▸ **EXERCISE DETAILS**
Of all the entries below, retype only the lines from the one with "write_ranked<uint32_t, kFusedRingDefer>(r, lanes" through the one with "fused_flush_gb(cquery_t &aq, cseg_t", exactly as they appear.

▸ **Stored items**
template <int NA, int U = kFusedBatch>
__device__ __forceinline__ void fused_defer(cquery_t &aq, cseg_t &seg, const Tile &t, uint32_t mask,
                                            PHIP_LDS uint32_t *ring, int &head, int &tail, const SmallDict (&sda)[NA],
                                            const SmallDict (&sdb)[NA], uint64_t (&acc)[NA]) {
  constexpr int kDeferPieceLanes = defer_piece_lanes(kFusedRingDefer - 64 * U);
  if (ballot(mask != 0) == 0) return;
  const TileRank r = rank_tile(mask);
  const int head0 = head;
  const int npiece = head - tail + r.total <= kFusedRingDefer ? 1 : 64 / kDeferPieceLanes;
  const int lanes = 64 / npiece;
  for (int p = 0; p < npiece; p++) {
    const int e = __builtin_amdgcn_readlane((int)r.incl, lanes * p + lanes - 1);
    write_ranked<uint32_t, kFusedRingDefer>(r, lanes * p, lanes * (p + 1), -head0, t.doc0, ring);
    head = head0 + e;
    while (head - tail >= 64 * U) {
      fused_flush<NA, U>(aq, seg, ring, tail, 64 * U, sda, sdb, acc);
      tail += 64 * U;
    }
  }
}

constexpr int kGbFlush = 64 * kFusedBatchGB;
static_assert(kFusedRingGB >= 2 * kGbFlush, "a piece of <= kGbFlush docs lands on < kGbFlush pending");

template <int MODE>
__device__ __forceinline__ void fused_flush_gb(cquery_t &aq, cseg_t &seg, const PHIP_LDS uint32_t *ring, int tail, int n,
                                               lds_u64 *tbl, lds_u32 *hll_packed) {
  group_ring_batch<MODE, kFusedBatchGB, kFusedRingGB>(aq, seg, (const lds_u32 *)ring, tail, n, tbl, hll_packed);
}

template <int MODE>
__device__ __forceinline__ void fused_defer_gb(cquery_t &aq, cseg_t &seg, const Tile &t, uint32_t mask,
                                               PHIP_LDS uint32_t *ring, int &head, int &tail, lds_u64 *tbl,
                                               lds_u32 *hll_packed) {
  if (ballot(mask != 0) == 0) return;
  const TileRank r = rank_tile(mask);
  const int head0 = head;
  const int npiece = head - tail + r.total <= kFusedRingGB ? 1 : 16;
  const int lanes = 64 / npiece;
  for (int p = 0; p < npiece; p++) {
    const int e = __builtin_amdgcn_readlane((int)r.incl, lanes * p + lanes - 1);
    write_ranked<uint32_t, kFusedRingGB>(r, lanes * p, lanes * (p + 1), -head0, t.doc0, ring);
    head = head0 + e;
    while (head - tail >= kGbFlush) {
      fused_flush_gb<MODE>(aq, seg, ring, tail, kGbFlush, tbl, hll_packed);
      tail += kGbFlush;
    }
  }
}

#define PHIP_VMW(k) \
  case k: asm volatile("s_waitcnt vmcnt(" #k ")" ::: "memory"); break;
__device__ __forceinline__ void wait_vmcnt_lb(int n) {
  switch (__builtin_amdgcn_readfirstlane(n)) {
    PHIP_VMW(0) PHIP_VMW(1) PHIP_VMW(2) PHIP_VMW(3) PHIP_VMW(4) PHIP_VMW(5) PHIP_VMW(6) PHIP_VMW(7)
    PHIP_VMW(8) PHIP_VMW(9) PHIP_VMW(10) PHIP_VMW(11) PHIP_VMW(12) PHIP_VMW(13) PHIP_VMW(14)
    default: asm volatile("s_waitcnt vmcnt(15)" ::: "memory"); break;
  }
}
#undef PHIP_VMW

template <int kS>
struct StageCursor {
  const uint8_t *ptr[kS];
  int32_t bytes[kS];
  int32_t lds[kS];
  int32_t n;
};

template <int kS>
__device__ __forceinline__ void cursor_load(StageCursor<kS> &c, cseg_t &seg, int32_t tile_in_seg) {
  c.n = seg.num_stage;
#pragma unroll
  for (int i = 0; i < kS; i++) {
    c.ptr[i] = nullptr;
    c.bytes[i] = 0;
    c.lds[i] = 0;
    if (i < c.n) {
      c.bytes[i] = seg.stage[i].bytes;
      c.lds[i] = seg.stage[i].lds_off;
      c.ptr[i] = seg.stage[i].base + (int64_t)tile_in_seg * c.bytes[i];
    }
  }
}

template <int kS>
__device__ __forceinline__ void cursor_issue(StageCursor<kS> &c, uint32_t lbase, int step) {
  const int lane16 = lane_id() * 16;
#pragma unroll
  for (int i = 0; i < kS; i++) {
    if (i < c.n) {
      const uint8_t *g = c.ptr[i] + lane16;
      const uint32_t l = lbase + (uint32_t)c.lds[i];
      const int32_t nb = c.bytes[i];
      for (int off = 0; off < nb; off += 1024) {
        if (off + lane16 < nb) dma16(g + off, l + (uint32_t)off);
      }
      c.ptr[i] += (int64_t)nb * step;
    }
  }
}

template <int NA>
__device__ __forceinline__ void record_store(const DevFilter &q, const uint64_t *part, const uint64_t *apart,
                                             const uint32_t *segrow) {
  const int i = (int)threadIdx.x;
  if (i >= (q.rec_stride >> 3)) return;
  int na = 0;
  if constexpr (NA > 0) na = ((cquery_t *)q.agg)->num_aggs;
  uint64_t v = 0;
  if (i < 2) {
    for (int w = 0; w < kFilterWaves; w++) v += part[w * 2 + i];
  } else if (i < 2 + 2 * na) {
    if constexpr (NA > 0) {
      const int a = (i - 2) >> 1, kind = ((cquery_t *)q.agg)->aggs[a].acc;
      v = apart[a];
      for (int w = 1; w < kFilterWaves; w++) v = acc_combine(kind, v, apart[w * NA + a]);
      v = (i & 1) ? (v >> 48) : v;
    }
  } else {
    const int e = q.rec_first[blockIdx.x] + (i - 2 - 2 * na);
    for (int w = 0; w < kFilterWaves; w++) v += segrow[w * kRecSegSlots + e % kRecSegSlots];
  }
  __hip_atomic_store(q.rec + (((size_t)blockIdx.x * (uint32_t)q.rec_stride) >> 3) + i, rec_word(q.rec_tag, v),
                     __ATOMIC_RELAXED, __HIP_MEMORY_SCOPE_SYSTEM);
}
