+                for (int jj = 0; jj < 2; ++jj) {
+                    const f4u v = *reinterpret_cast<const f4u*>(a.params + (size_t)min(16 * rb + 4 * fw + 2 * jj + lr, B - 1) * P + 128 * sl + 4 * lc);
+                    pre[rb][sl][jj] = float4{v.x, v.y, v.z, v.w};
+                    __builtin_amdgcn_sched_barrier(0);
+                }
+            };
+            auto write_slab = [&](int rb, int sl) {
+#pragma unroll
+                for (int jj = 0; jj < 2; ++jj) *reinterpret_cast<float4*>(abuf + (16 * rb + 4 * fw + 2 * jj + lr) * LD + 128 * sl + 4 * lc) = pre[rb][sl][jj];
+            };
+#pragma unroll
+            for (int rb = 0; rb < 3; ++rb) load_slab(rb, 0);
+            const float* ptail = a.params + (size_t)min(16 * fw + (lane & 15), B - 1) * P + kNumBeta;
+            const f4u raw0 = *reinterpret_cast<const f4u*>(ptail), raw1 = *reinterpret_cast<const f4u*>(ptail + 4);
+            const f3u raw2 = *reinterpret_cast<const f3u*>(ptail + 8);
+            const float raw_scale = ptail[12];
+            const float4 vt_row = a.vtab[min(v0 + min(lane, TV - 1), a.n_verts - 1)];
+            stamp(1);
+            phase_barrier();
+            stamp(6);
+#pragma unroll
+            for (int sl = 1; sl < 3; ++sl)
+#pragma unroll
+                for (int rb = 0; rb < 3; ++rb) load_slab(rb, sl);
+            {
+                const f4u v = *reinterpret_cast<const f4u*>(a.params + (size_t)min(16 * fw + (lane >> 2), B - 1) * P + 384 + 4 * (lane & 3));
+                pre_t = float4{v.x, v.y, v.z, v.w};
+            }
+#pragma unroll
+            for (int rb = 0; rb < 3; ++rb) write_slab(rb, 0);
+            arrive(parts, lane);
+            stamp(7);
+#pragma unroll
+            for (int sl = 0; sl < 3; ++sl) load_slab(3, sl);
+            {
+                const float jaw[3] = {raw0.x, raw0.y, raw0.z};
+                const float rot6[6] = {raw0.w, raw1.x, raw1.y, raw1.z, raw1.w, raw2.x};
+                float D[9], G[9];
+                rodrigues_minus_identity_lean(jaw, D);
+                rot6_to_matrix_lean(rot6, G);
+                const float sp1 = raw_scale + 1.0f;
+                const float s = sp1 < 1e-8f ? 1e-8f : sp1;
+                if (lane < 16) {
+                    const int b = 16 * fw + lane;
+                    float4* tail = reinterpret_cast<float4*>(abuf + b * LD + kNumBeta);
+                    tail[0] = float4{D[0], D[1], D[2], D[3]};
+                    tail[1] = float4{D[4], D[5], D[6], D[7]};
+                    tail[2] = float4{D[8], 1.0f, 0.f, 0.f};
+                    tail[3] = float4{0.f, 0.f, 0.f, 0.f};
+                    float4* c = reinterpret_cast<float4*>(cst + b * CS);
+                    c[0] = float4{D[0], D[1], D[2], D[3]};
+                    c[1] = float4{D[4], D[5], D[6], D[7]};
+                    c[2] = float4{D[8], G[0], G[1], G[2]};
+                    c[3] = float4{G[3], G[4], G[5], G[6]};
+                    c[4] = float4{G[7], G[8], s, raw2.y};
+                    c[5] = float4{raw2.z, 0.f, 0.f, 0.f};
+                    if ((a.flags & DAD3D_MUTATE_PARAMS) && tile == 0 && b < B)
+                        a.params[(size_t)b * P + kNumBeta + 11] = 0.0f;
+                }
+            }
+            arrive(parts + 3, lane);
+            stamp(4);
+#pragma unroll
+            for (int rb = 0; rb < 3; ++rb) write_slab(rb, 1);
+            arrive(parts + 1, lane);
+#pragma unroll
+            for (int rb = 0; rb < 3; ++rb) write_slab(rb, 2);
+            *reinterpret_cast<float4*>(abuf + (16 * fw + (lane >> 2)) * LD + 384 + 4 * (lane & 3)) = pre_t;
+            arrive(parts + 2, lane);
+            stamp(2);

---

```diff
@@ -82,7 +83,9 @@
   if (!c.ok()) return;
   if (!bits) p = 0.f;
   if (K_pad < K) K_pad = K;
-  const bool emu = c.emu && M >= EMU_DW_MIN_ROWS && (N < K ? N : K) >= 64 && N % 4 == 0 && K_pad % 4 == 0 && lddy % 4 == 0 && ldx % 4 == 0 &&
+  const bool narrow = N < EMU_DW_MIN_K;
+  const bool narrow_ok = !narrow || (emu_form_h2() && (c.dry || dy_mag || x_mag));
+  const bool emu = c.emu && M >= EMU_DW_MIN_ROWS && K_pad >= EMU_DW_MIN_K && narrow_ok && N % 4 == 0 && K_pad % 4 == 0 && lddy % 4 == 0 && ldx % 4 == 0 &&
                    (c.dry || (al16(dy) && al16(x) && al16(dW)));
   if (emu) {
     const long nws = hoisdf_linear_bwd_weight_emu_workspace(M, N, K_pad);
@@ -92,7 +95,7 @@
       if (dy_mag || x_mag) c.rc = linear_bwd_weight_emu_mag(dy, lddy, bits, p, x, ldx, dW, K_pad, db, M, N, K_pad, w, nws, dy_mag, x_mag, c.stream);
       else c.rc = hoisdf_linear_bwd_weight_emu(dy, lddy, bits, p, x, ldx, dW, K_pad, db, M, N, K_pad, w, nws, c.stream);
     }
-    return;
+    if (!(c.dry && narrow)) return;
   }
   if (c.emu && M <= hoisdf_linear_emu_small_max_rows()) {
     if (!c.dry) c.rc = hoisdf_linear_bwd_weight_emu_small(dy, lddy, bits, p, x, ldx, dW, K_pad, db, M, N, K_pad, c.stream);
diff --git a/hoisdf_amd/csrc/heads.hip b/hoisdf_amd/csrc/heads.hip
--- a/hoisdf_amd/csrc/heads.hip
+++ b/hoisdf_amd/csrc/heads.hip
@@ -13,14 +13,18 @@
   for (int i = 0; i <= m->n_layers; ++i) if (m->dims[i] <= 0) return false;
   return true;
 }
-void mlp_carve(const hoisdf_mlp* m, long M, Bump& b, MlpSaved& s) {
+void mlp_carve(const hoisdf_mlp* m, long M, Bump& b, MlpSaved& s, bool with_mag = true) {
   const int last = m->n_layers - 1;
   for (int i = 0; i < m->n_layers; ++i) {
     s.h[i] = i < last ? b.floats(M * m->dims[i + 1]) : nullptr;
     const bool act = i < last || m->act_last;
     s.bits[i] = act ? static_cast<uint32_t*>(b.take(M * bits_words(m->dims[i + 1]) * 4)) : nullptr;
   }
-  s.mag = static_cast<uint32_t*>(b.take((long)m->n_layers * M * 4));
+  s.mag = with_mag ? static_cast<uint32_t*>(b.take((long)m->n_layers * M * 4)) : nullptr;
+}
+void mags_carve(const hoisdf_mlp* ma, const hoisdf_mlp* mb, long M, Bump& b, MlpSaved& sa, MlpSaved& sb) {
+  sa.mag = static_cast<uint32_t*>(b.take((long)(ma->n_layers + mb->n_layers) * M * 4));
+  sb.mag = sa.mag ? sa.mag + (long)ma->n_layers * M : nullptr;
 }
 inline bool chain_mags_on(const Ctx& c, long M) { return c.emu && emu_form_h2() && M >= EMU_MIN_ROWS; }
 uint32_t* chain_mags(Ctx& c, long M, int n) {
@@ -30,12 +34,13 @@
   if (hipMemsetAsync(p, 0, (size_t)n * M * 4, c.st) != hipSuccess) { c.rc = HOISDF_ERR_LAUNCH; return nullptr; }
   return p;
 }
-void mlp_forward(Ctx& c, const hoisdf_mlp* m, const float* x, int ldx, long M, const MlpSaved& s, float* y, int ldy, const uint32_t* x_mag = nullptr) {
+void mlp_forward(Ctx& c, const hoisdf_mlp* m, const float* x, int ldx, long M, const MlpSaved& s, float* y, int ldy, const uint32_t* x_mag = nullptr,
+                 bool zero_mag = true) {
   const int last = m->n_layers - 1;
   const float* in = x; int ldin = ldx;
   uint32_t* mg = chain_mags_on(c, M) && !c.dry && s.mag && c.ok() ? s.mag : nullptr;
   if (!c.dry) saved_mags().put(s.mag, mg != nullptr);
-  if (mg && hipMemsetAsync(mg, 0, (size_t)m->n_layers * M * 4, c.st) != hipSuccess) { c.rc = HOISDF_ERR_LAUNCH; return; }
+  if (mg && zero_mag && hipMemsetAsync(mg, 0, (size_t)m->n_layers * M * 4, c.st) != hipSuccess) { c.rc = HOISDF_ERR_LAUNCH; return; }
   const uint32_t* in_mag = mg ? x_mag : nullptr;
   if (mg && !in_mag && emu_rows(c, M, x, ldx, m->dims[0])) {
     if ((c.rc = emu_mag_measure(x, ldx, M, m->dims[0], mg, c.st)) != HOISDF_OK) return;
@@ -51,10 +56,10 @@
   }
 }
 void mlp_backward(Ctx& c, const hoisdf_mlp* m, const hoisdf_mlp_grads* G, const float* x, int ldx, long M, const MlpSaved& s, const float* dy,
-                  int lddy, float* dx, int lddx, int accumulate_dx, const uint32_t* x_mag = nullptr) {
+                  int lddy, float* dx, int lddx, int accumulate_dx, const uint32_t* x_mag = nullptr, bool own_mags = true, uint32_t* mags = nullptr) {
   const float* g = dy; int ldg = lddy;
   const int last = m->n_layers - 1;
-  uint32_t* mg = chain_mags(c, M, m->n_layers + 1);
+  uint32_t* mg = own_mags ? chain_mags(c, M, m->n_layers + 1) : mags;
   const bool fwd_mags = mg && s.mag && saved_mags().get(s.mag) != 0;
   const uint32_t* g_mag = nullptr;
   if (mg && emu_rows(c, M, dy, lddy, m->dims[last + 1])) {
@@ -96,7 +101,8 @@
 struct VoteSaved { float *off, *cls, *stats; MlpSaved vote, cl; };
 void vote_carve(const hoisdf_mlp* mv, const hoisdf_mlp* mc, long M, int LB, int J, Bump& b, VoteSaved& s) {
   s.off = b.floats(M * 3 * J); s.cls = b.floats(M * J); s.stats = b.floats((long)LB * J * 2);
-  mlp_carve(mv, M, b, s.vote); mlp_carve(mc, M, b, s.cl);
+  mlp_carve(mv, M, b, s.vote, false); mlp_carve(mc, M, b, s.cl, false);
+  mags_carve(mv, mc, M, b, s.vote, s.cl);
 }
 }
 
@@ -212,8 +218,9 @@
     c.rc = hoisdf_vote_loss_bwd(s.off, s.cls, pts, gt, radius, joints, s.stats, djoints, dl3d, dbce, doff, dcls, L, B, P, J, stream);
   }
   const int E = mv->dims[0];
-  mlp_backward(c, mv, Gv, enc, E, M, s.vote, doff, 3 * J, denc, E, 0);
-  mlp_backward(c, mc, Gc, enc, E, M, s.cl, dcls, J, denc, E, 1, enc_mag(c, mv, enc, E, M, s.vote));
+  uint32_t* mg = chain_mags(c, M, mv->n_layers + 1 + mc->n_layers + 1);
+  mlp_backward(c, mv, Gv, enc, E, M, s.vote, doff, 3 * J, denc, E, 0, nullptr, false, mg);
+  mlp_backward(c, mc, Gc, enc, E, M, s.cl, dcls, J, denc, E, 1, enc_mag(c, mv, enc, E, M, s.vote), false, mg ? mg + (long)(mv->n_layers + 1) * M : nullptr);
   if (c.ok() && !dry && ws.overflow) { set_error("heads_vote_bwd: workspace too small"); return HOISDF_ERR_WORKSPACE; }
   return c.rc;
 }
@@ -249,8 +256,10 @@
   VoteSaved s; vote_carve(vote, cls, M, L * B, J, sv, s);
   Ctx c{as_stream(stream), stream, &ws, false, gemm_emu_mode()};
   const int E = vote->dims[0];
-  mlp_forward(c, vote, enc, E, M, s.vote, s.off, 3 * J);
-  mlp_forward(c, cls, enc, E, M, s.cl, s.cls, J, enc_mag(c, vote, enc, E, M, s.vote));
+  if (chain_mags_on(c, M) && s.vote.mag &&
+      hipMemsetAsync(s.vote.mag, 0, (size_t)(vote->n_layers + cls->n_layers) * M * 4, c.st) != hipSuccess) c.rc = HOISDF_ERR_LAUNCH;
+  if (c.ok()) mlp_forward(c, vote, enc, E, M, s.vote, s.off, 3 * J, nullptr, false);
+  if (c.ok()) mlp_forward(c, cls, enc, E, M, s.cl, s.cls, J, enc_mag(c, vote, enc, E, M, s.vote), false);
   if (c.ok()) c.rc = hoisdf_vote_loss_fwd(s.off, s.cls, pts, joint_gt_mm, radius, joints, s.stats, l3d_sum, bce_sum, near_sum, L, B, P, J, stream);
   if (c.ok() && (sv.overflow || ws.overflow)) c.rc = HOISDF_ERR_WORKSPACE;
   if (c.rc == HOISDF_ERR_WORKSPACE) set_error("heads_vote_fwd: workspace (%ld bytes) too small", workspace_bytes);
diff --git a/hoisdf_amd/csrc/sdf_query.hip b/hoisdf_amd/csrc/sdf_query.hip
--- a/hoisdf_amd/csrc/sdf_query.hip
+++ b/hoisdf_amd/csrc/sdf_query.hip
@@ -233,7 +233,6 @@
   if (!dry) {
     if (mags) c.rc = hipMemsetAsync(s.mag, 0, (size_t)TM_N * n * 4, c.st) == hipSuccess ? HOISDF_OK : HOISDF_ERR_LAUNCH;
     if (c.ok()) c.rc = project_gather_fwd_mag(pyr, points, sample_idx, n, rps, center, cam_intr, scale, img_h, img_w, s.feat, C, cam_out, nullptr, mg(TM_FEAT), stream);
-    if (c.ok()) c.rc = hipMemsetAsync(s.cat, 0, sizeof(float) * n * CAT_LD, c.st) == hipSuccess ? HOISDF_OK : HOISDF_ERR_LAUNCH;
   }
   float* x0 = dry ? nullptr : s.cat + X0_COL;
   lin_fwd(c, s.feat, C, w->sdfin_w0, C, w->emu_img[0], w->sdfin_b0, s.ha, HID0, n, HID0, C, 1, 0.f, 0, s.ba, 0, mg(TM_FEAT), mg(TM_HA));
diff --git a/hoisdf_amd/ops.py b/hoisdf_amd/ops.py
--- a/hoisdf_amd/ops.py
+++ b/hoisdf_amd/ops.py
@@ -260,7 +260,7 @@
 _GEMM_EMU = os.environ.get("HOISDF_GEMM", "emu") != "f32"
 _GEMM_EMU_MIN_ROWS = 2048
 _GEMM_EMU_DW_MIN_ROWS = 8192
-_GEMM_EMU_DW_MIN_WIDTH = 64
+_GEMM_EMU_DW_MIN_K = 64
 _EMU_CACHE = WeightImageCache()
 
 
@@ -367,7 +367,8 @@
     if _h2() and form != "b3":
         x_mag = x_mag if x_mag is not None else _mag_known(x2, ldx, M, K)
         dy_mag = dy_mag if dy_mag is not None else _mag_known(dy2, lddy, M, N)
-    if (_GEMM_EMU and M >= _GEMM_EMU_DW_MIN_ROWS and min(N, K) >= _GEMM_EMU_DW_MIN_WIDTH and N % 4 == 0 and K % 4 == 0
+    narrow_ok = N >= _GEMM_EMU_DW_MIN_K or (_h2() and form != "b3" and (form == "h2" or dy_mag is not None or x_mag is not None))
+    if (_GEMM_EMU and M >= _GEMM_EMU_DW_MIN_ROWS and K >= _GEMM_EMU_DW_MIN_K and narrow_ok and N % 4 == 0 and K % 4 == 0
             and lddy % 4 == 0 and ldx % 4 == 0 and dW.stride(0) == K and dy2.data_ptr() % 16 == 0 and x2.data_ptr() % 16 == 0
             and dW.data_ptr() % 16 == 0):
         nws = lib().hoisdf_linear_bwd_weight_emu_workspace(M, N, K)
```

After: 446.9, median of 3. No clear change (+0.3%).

---

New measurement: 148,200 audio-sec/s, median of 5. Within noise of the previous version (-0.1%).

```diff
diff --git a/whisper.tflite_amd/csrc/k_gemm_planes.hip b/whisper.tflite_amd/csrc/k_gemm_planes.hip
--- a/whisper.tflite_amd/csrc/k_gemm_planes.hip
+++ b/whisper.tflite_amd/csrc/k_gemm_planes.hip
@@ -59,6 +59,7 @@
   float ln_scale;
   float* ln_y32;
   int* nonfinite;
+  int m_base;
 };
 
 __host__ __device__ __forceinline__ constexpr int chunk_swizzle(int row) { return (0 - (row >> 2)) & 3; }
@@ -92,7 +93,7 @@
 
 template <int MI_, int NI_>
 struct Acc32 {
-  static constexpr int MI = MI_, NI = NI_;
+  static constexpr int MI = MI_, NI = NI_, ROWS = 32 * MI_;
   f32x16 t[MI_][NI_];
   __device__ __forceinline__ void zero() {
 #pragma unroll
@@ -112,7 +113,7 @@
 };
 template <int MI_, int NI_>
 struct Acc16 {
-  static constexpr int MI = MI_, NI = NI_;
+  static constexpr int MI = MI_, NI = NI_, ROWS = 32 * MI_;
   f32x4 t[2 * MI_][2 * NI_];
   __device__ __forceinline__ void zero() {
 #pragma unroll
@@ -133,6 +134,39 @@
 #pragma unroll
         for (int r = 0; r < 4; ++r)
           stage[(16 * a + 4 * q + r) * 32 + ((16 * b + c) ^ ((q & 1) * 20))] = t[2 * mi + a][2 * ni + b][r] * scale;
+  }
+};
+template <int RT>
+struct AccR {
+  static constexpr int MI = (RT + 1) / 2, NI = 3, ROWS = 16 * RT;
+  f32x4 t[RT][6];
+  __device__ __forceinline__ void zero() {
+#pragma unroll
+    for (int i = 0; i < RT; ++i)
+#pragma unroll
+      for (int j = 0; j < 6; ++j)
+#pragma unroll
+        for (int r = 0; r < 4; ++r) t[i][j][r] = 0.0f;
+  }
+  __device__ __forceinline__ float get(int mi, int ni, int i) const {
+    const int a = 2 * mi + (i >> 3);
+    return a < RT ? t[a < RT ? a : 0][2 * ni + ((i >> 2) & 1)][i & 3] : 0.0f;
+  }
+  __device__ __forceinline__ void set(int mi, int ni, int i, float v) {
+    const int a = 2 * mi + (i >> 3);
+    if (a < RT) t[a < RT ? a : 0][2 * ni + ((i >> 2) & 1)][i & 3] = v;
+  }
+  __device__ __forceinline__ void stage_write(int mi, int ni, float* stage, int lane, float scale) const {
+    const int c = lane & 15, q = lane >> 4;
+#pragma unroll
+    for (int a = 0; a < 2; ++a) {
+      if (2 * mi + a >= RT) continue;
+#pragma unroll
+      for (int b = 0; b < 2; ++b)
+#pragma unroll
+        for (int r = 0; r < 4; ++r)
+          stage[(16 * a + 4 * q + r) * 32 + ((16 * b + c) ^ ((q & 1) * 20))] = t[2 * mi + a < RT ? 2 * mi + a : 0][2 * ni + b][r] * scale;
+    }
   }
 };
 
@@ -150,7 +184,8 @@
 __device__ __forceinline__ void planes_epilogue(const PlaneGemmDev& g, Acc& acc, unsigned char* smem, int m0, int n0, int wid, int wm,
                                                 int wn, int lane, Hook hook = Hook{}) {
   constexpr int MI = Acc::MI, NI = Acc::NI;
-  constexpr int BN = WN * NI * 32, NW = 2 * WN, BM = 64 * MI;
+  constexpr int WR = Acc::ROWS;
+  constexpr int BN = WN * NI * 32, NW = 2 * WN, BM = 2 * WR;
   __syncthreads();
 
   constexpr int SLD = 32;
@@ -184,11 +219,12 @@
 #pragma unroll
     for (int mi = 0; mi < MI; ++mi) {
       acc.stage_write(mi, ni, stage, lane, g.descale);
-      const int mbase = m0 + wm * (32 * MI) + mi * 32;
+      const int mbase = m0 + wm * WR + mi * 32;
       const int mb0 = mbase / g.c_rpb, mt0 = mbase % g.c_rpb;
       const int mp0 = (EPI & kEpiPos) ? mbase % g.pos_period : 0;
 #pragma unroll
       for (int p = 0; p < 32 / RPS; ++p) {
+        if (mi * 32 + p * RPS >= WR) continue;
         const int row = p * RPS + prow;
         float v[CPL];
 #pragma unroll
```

▸ **TASK RESULT**
    write_ranked<uint32_t, kFusedRingDefer>(r, lanes * p, lanes * (p + 1), -head0, t.doc0, ring);
    head = head0 + e;
    while (head - tail >= 64 * U) {
      fused_flush<NA, U>(aq, seg, ring, tail, 64 * U, sda, sdb, acc);
      tail += 64 * U;
    }
  }
}

constexpr int kGbFlush = 64 * kFusedBatchGB;
static_assert(kFusedRingGB >= 2 * kGbFlush, "a piece of <= kGbFlush docs lands on < kGbFlush pending");

template <int MODE>
__device__ __forceinline__ void fused_flush_gb(cquery_t &aq, cseg_t &seg, const PHIP_LDS uint32_t *ring, int tail, int n,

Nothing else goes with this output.